6.Schritt: diskursiven Deutungsangebote der Filme in Bezug zu den jeweiligen zeitgenössischen Diskursen der 1950er/ 1990er Jahre setzten: -dazu wurden die Filmrezensionen analysiert: hier: durchweg gute Rezensionen → Annahme der „heilen Familie“ als kulturelle Leitidee, da Mangel in der Nachkriegszeit -aber auch Leitidee von starkem Mädchen, was Familienschicksal in die Hand nimmt wurde angenommen -Remake dagegen nicht direkt positiv aufgenommen!

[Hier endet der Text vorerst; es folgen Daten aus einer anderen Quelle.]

int prepare_model(const ddp_cfg* c, const ddp_weights* w, const Layout& o, hipStream_t st) {
  DDP_TRY(launch_pack_cols(w->transform_w, o.Cx + o.Cm, 0, 256, o.Cx, o.wx, st));
  DDP_TRY(launch_pack_cols(w->transform_w, o.Cx + o.Cm, o.Cx, 256, o.Cm, o.wm, st));
  if (c->task == DDP_TASK_SEG) DDP_TRY(launch_build_lut(w->embedding, o.lut, o.Kc + 1, c->bit_scale, st));
  if (c->task == DDP_TASK_DEPTH) DDP_TRY(launch_pack_conv3x3(w->head_w, o.wtap, st));
  if (o.seg3) {
    if (hipMemsetAsync(o.bins_wpack, 0, size_t(256) * 2304 * sizeof(float), st) != hipSuccess ||
        hipMemsetAsync(o.bins_bias, 0, 256 * sizeof(float), st) != hipSuccess ||
        hipMemcpyAsync(o.bins_bias, w->head_b, size_t(o.Kc) * sizeof(float), hipMemcpyDeviceToDevice, st) != hipSuccess) {
      set_error("bev 3x3 conv_seg: weight copy failed");
      return DDP_E_LAUNCH;
    }
    DDP_TRY(launch_pack_conv3x3_scaled(w->head_w, nullptr, o.bins_wpack, o.Kc, 256, st));
    if (o.b3) {
      DDP_TRY(launch_split_weights(o.bins_wpack, 2304, 256, 2304, o.bins_wsplit, st));
      DDP_TRY(launch_build_stages(o.bins_wsplit, size_t(256) * 2304, 2304, 256, 0, 1, 72, 0, 2, 1, 0, o.bins_stream, st));
    }
  }
  if (o.nbins) {
    if (hipMemsetAsync(o.bins_wpack, 0, size_t(256) * 2304 * sizeof(float), st) != hipSuccess ||
        hipMemsetAsync(o.bins_bias, 0, 256 * sizeof(float), st) != hipSuccess ||
        hipMemsetAsync(o.bins_tab, 0, DDP_MAX_DEPTH_BINS * sizeof(float), st) != hipSuccess ||
        hipMemcpyAsync(o.bins_bias, w->head_b, size_t(o.nbins) * sizeof(float), hipMemcpyDeviceToDevice, st) != hipSuccess ||
        hipMemcpyAsync(o.bins_tab, w->depth_bins, size_t(o.nbins) * sizeof(float), hipMemcpyDeviceToDevice, st) != hipSuccess) {
      set_error("depth bins: weight copy failed");
      return DDP_E_LAUNCH;
    }
    DDP_TRY(launch_pack_conv3x3_scaled(w->head_w, nullptr, o.bins_wpack, o.nbins, 256, st));
    if (o.b3) {
      DDP_TRY(launch_split_weights(o.bins_wpack, 2304, 256, 2304, o.bins_wsplit, st));
      DDP_TRY(launch_build_stages(o.bins_wsplit, size_t(256) * 2304, 2304, 256, 0, 1, 72, 0, 2, 1, 0, o.bins_stream, st));
    }
  }
  for (int l = 0; l < o.L; ++l) {
    const ddp_layer_weights& lw = w->layers[l];
    DDP_TRY(launch_pack_rows(lw.sampling_offsets_w, 64, lw.attention_weights_w, 32, o.wcat[l], 256, st));
    DDP_TRY(launch_pack_rows(lw.sampling_offsets_b, 64, lw.attention_weights_b, 32, o.bcat[l], 1, st));
  }
  if (o.b3) {
    auto wr = [](const SplitW& w) { return const_cast<unsigned short*>(w.p); };
    DDP_TRY(launch_split_weights(o.wx, o.Cx, 256, o.Cx, wr(o.wp_x), st));
    if (c->task != DDP_TASK_DEPTH) DDP_TRY(launch_split_weights(o.wm, 256, 256, 256, wr(o.wp_m), st));
    if (c->task == DDP_TASK_DEPTH) DDP_TRY(launch_split_weights(o.wtap, 256, 9, 256, wr(o.wp_head), st));
    else if (!o.seg3) DDP_TRY(launch_split_weights(w->head_w, 256, o.Kc, 256, wr(o.wp_head), st));
    for (int l = 0; l < o.L; ++l) {
      const ddp_layer_weights& lw = w->layers[l];
      DDP_TRY(launch_split_weights(lw.value_proj_w, 256, 256, 256, wr(o.wp_v[l]), st));
      DDP_TRY(launch_split_weights(o.wcat[l], 256, 96, 256, wr(o.wp_cat[l]), st));
      DDP_TRY(launch_split_weights(lw.output_proj_w, 256, 256, 256, wr(o.wp_o[l]), st));
      DDP_TRY(launch_split_weights(lw.ffn0_w, 256, DDP_FFN, 256, wr(o.wp_f0[l]), st));
      DDP_TRY(launch_split_weights(lw.ffn1_w, DDP_FFN, 256, DDP_FFN, wr(o.wp_f1[l]), st));
    }
    if (c->task == DDP_TASK_SEG) {
      const int nch = (o.Kc + 63) / 64;
      DDP_TRY(launch_build_stages(o.wp_head.p, o.wp_head.comp_stride, 256, o.Kc, 1, nch, 2, 0, 0, 1, 2, o.tail_stream, st));
      DDP_TRY(bias_table(o.tail_bias, {{0, w->head_b, o.Kc}}, "seg tail", st));
      DDP_TRY(launch_build_stages(o.wp_head.p, o.wp_head.comp_stride, 256, o.Kc, 1, nch, 2, 0, 0, 1, 2, o.tail4_stream, st));
      DDP_TRY(build_proj_images(o, 0, o.tail4_stream, 2 * nch, st));
      DDP_TRY(bias_table(o.tail4_bias, {{0, w->head_b, o.Kc}, {DDP_FFN, w->layers[0].value_proj_b, 256}}, "fused tail", st));
      DDP_TRY(launch_linear(o.lut, 256, false, o.wm, 256, nullptr, nullptr, 0, 0, 0, o.tlut, 256, o.Kc + 1, 256, 256, 0, st));
    }
    if (c->task != DDP_TASK_DEPTH)
      DDP_TRY(launch_build_stages(o.wp_m.p, o.wp_m.comp_stride, 256, 256, 0, 1, 8, 0, 2, 1, 0, o.pro_stream, st));
    DDP_TRY(build_proj_images(o, 0, o.pro_stream, 8, st));
    DDP_TRY(bias_table(o.pro_bias, {{DDP_FFN, w->layers[0].value_proj_b, 256}}, "prologue", st));
    if (o.head7_stream) {
      DDP_TRY(launch_build_stages(o.wp_m.p, o.wp_m.comp_stride, 256, 256, 0, 1, 8, 0, 2, 1, 0, o.head7_stream, st));
      DDP_TRY(launch_build_stages(o.wp_x.p, o.wp_x.comp_stride, 256, 256, 0, 1, 8, 8, 2, 1, 0, o.head7_stream, st));
      if (hipMemcpyAsync(o.head7_stream + size_t(16) * 48 * 1024, o.pro_stream + size_t(8) * 48 * 1024, size_t(11) * 48 * 1024,
                         hipMemcpyDeviceToDevice, st) != hipSuccess) {
        set_error("first-step head stream copy failed");
        return DDP_E_LAUNCH;
      }
    }
    for (int l = 0; l < o.L; ++l) {
      const ddp_layer_weights& lw = w->layers[l];
      unsigned char* sp = o.wstream[l];
      DDP_TRY(launch_build_stages(o.wp_o[l].p, o.wp_o[l].comp_stride, 256, 256, 0, 1, 8, 0, 2, 1, 0, sp, st));
      DDP_TRY(launch_build_stages(o.wp_f0[l].p, o.wp_f0[l].comp_stride, 256, DDP_FFN, 1, 16, 2, 8, 0, 1, 4, sp, st));
      DDP_TRY(launch_build_stages(o.wp_f1[l].p, o.wp_f1[l].comp_stride, DDP_FFN, 256, 0, 1, 32, 10, 4, 1, 0, sp, st));
      DDP_TRY(bias_table(o.bias_ext[l], {{0, lw.ffn0_b, DDP_FFN}}, "layer", st));
      if (l + 1 < o.L) {
        DDP_TRY(build_proj_images(o, l + 1, sp, 72, st));
        if (hipMemcpyAsync(o.bias_ext[l] + DDP_FFN, w->layers[l + 1].value_proj_b, 256 * sizeof(float), hipMemcpyDeviceToDevice, st) !=
            hipSuccess) {
          set_error("bias table copy failed");
          return DDP_E_LAUNCH;
        }
      }
    }
    if (o.lt_stream && c->task != DDP_TASK_SEG && !o.seg3) {
      const size_t sb = size_t(48) * 1024;
      const int rows = c->task == DDP_TASK_DEPTH ? 9 : o.Kc;
      DDP_TRY(launch_build_stages(o.wp_head.p, o.wp_head.comp_stride, 256, rows, 1, 1, 2, 0, 0, 1, 2, o.tail_stream, st));
      DDP_TRY(bias_table(o.tail_bias, {{0, c->task == DDP_TASK_BEV ? w->head_b : nullptr, o.Kc}}, "head tail", st));
      if (hipMemcpyAsync(o.lt_stream, o.wstream[o.L - 1], 72 * sb, hipMemcpyDeviceToDevice, st) != hipSuccess ||
          hipMemcpyAsync(o.lt_stream + 72 * sb, o.tail_stream, 2 * sb, hipMemcpyDeviceToDevice, st) != hipSuccess) {
        set_error("layer + tail stream copy failed");
        return DDP_E_LAUNCH;
      }
      DDP_TRY(bias_table(o.lt_bias, {{0, w->layers[o.L - 1].ffn0_b, DDP_FFN}}, "layer + tail", st));
    }
    if (o.wvs) {
      DDP_TRY(launch_matvec(w->layers[0].value_proj_w, nullptr, o.wm, o.wvs, 256, 256, 1, 256, 256, 0, 0, st));
      DDP_TRY(launch_matvec(o.wcat[0], nullptr, o.wm, o.wvs + 256, 256, 96, 1, 256, 96, 0, 0, st));
    }
    if (o.lut64) {
      DDP_TRY(launch_build_bev_lut(w->embedding, o.lut64, o.Kc, c->bit_scale, st));
      DDP_TRY(launch_linear(o.lut64, 256, false, o.wm, 256, nullptr, nullptr, 0, 0, 0, o.tlut, 256, 1 << o.Kc, 256, 256, 0, st));
    }
    if (o.lt_stream && c->task == DDP_TASK_SEG) {
      const int nch = (o.Kc + 63) / 64;
      const size_t sb = size_t(48) * 1024;
      if (hipMemcpyAsync(o.lt_stream, o.wstream[o.L - 1], 72 * sb, hipMemcpyDeviceToDevice, st) != hipSuccess ||
          hipMemcpyAsync(o.lt_stream + 72 * sb, o.tail4_stream, size_t(2 * nch + 11) * sb, hipMemcpyDeviceToDevice, st) != hipSuccess) {
        set_error("layer + tail stream copy failed");
        return DDP_E_LAUNCH;
      }
      DDP_TRY(bias_table(o.lt_bias, {{0, w->layers[o.L - 1].ffn0_b, DDP_FFN}, {DDP_FFN, w->layers[0].value_proj_b, 256}}, "layer + tail",
                         st));
    }
  }
  return DDP_OK;
}

int publish_q(const Layout& o, const float* row_major, hipStream_t st) {
  if (o.b3 && !o.fused_layer) return launch_row_to_sb(row_major, 256, o.q_sb, int(o.M), 256, st);
  return launch_row_to_blk(row_major, o.q, int(o.M), st);
}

Message auch weniger positiv, dafür zeitgemäß: Scheidung ist manchmal unvermeidbar, so der Regisseur Ende ist gemäß „aktueller“ Erziehungsratgeber: Beziehung kann getrennt werden, jedoch beide Elternteile kümmern sich um Kinder Fazit -werben Spielfilmanalyse an als: Methode, die kulturelle Leitidee von Lebensformen herausarbeiten kann (für uns nichts Neues) -komparative Analyse zeigt: die Kontinuität der Leitidee „heile Familie“ ↔ gesellschaftliche Wissensbestände über Thema Scheidung haben sich verändert! (Wäre vielleicht auch cool gewesen einen aktuellen Tatort auf unser Thema Affären hin zu untersuchen)

- Wissensvermittlung erfolgte bei beiden Filmen nicht nur über die Filmvorführungen, sondern auch über: Filmankündigungen, Filmkritiken, Interviews mit den Filmproduzent*innen etc.

Fazit zur Methodologie: + Bei der konkreten Analyse: BOHNSACK zur Einzelbildinterpretationen → da ermöglicht systematische und methodisch kontrollierte Analyse -Bei Auswahl der Einzelbilder schwierig das wissenschaftliche Vorwissen zu suspendieren, wie BOHNSACK sich das vorstellt - viel Zeit in Anspruch, ausführlich jedes Bild zu beschreiben (darum wurde dieser Schritt von den Forscher*innen gekürzt) - Anwendung der dokumentarischen Methode bei der Analyse der Spielfilme: für Ebene der Narration keine ausführlichen Interpretationsleitlinien bei Bohnsack

→Generell gilt für die bisherigen Ansätze der Filmanalyse, dass die Ebene der gesprochenen Sprache bisher wenig untersucht wurde (vgl. SCHMIDTKE & SCHRÖDER 2012). [112] (So auch bei uns wenig, da die Atmosphäre im Vordergrund stand)

→ im Forschungsprojekt einzelne Gruppen dichte Analyse einer Vielzahl von Fotogrammen oder, wie RAAB (2008): ausgehend vom Einzelbild, stärker die Sequenzialität der ausgewählten Schlüsselsequenz in den Vordergrund stellten egal wie: es kamen valide Ergebnisse und hervorragende Interpretationen heraus → Deshalb Autor*innen für eine flexible Handhabung der Methoden

→ Am Ende: Zitat, auf das Frau Schirmer schoneinmal angespielt hat: Die „filmische Wirklichkeit ist […] keineswegs eine im fiktiven Raum verbleibende, sondern eine in andere Wirklichkeiten hineinreichende Wirklichkeit“ (SCHROER 2007, S.10) → soll ermutigen die Filmanalyse in den Vordergrund zu rücken!